Um sich in seiner Wohnung sicher bewegen zu können, kann der Bewohner zunächst einige Dinge selbst umsetzen: Stolperfallen wie Teppiche oder Läufer sollten gut befestigt oder ganz entfernt werden. Bewegungsfreiheit erreicht man auch, wenn die Möbel nicht zu eng und keine Dekoartikel wie etwa Blumentöpfe im Weg stehen. Zudem steigert Sichtbarkeit die Sicherheit – eine gute Beleuchtung, z. B. auch mit Bewegungssensor, ist daher wichtig. Neben einem unsicheren Gang ist das Aufstehen im Alter häufig ein Problem, das mit einem enormen Kraftakt verbunden ist. Da hilft ein Bett mit komfortabler Höhe, das eventuell auch elektrisch verstellbar ist. In der gleichen Weise nützlich sind Haltegriffe in der Dusche, neben dem WC und neben dem Lieblingssessel. Zusätzliche Sicherheit in der Dusche geben ein rutschfester Belag und eine Sitzhilfe.

Bauliche Maßnahmen

„Um den Bewohnern den Alltag zu erleichtern, werden alle Neubauten von Vonovia mindestens barrierearm ausgestattet“, führt Jana Kaminski aus. Das bedeutet, dass es in den Wohnungen keine Absätze mit mehr als zwei Zentimetern gibt.

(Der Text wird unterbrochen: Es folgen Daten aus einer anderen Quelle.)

def _roofline_kind(pw, io, stride, upsample, c0, in_nchw, out_nchw, out_pixels, split_k):
    kind = ('conv3x3_s2' if stride == 2 else ('conv_up2x' if upsample else ('conv3x3_wino' if pw.wino else 'conv3x3'))) if pw.taps == 9 else 'gemm1x1'
    if pw.taps == 9 and stride == 1 and ((in_nchw and c0 <= 4) or (out_nchw and pw.cout <= 4)):
        kind = 'conv3x3_io'
    if pw.bf16:
        kind += ('', '_bf16', '_f16', '_f16x2')[int(pw.bf16)]
    if io == torch.bfloat16 and not pw.bf16:
        kind += '_bf16io'
    if pw.conv1:
        kind = 'conv1x1_stream_f16x2'
# ... 80 lines not shown
        if t is not None and _nhwc_ld(t, 'epilogue operand') != (ldo or pw.cout):
            raise ValueError('epilogue operands must have the channel stride of the output')
    for t in (scale, shift):
        if t is not None and tuple(t.shape) != (B, c0 + c1):
            raise ValueError(f'prologue table shape {tuple(t.shape)} != {(B, c0 + c1)}')
    w_img = None
    if torch.is_tensor(sft_w):
        if epilogue != EPI_SFT or u8_in is not None or u8_out is not None:
            raise ValueError('sft_w: a tensor (one weight per image) belongs to epilogue=EPI_SFT; the other epilogues take a float')
        if sft_w.dtype != torch.float32:
            raise TypeError(f'sft_w: expected a float32 tensor of {B} values, got {sft_w.dtype}')
        if sft_w.dim() != 1 or sft_w.shape[0] != B or sft_w.device != dev:
            raise ValueError(f'sft_w: expected {B} values (one per image) on {dev}, got shape {tuple(sft_w.shape)} on {sft_w.device}')
        w_img, sft_w = L.ptr(sft_w), 0.0
    d = L.ConvDesc(
        in0=None if img_in is not None else L.ptr(x, not in_nchw, dtype=io), in1=L.ptr(x2, True, dtype=io), c0=c0, c1=c1, batch=B, hin=H, win=W, hout=Ho, wout=Wo, cout=pw.cout,
        cout_pad=pw.cout_pad, taps=pw.taps, stride=stride, upsample=2 if f42_up else int(bool(upsample)), in_nchw=int(bool(in_nchw)),
        out_nchw=int(bool(out_nchw)), prologue=prologue, epilogue=epilogue, pro_scale=L.ptr(scale),
        pro_shift=L.ptr(shift), weight=L.ptr(pw.w, dtype=None), bias=L.ptr(pw.bias), res=L.ptr(res, True, dtype=io),
        sft_scale=L.ptr(sft_scale, True, dtype=io), sft_w=float(sft_w), out=None if img_out is not None else L.ptr(out, not out_nchw, dtype=odt), bf16_mfma=int(pw.bf16),
        ld_in0=ld0, ld_in1=ld1, ld_out=ldo, pad_mode=int(pad_mode), pad_lo=int(pad_lo), winograd=int(pw.wino),
        acc_scale=1.0 / pw.scale, io_bf16=int(io == torch.bfloat16))
    if x_alt is not None:
        if tuple(x_alt.shape) != tuple(x.shape) or x_alt.dtype != torch.float32 or int(pw.bf16) != OPERAND_F16X2 or pw.taps != 1 or pw.conv1 or x2 is not None:
            raise ValueError('x_alt: a second float32 token matrix of the same shape, for a split-half token GEMM (bf16=GSPLIT weight)')
        d.in0_alt, d.alt_cout0 = L.ptr(x_alt), int(alt_from)
    if act is not None and needs_act_scale(pw):
        if tuple(act.shape) != (B, 2) or prologue not in (PRO_NONE, PRO_LEAKY):
            raise ValueError('act: expected a (B, 2) table and a none / leaky prologue')
        d.act_scale = L.ptr(act)
    if pw.kparts:
        dense = not in_nchw and not out_nchw and ld0 == c0 and (c1 == 0 or ld1 == c1) and ldo in (0, pw.cout)
        if split_k or upsample or stride != 1 or not dense or io != torch.float32 or not f43k_covers(c0 + c1, pw.cout, Ho, Wo, c0 if c1 else None):
            raise ValueError('a weight packed with bf16=WF43K serves dense fp32 3x3 stride-1 launches of the shapes f43k_covers names (conv_code decides: pack with its answer)')
        d.split_k = pw.kparts
        d.workspace = L.ptr(_kpart_ws(dev, pw.kparts * B * Ho * Wo * pw.cout), dtype=torch.int32)
        split_k = 0
    elif split_k is None:
        dense = not in_nchw and not out_nchw and ld0 == c0 and (c1 == 0 or ld1 == c1) and ldo in (0, pw.cout)
        split_k = splitk_for(pw, Ho, Wo, c0 + c1, B) if (stride == 1 and dense) else 0
    if split_k:
        d.split_k = int(split_k)
        if split_k > 1:
            nbytes, tiles = lib.cf_conv2d_workspace_bytes(ctypes.byref(d)), lib.cf_conv2d_tiles(ctypes.byref(d))
            if nbytes < 0 or tiles <= 0:
                raise RuntimeError(f'cf_conv2d_workspace_bytes failed: {L.last_error()}')
            ws = torch.empty(nbytes // 4, dtype=torch.float32, device=dev)
            d.workspace, d.counters = L.ptr(ws), L.ptr(_counters(dev, tiles), dtype=torch.int32)
# ... 22 lines not shown
    if PROFILE is None:
        launch()
        return out
    e0, e1 = torch.cuda.Event(enable_timing=True), torch.cuda.Event(enable_timing=True)
    e0.record()
    launch()
    e1.record()
    x = img_in if img_in is not None else x
    cin = c0 + c1
    flops = 2.0 * B * Ho * Wo * pw.cout * cin * (4 if (upsample and not pw.wino) else pw.taps)
    esz = x.element_size()
    nbytes = float(esz * (x.numel() + (0 if x2 is None else x2.numel()) + (0 if res is None else res.numel()) + (0 if sft_scale is None else sft_scale.numel()))
                   + 4 * pw.cout * cin * pw.taps + out.element_size() * out.numel())
    kind = _roofline_kind(pw, io, stride, upsample, c0, in_nchw, out_nchw, Ho * Wo, split_k)
    PROFILE.append((kind, flops, nbytes, e0, e1, (B, H, W, cin, pw.cout)))
    return out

Zudem werden Liftanlagen in die Gebäude eingebaut und die Wohnungs- und Eingangstüren werden für den besseren Zugang mit Rollatoren besonders breit angelegt. In bestehenden Wohnungen gibt es die Möglichkeit, das Bad barrierefrei umbauen zu lassen. Dazu gehören der Einbau einer bodenebenen Dusche und eines unterfahrbaren Waschbeckens sowie das Verlegen rutschmindernder Fliesen.

Soziale Maßnahmen

Auch auf sozialer Ebene gibt es Hilfestellungen. Da ältere Menschen häufig motorisch eingeschränkt sind, verlassen sie nicht mehr so oft die Wohnung. „Deshalb kooperieren wir mit Wohlfahrtsverbänden und Pflegediensten, die die Bewohner auf Wunsch versorgen“, erklärt Jana Kaminski. Außerdem werden zunehmend Gemeinschaftsräume in den Wohnhäusern etabliert, um eine soziale Einbindung zu ermöglichen.

Neben den genannten Maßnahmen verfolgt Vonovia aktuell zwei Pilotprojekte: zum einen den Einsatz eines mobilen Hausnotrufs, der wie eine Uhr getragen wird und im Ernstfall einen Notruf absendet; zum anderen die Integration von Assistenzsystemen gemäß „Ambient Assisted Living“-Konzept, die beispielsweise den Herd automatisch ausschalten oder Licht- und Temperatursteuerung übernehmen. „Ältere Menschen stehen vor vielen Herausforderungen, bei deren Bewältigung sie bestmöglich unterstützt werden sollten“, fasst Jana Kaminski zusammen.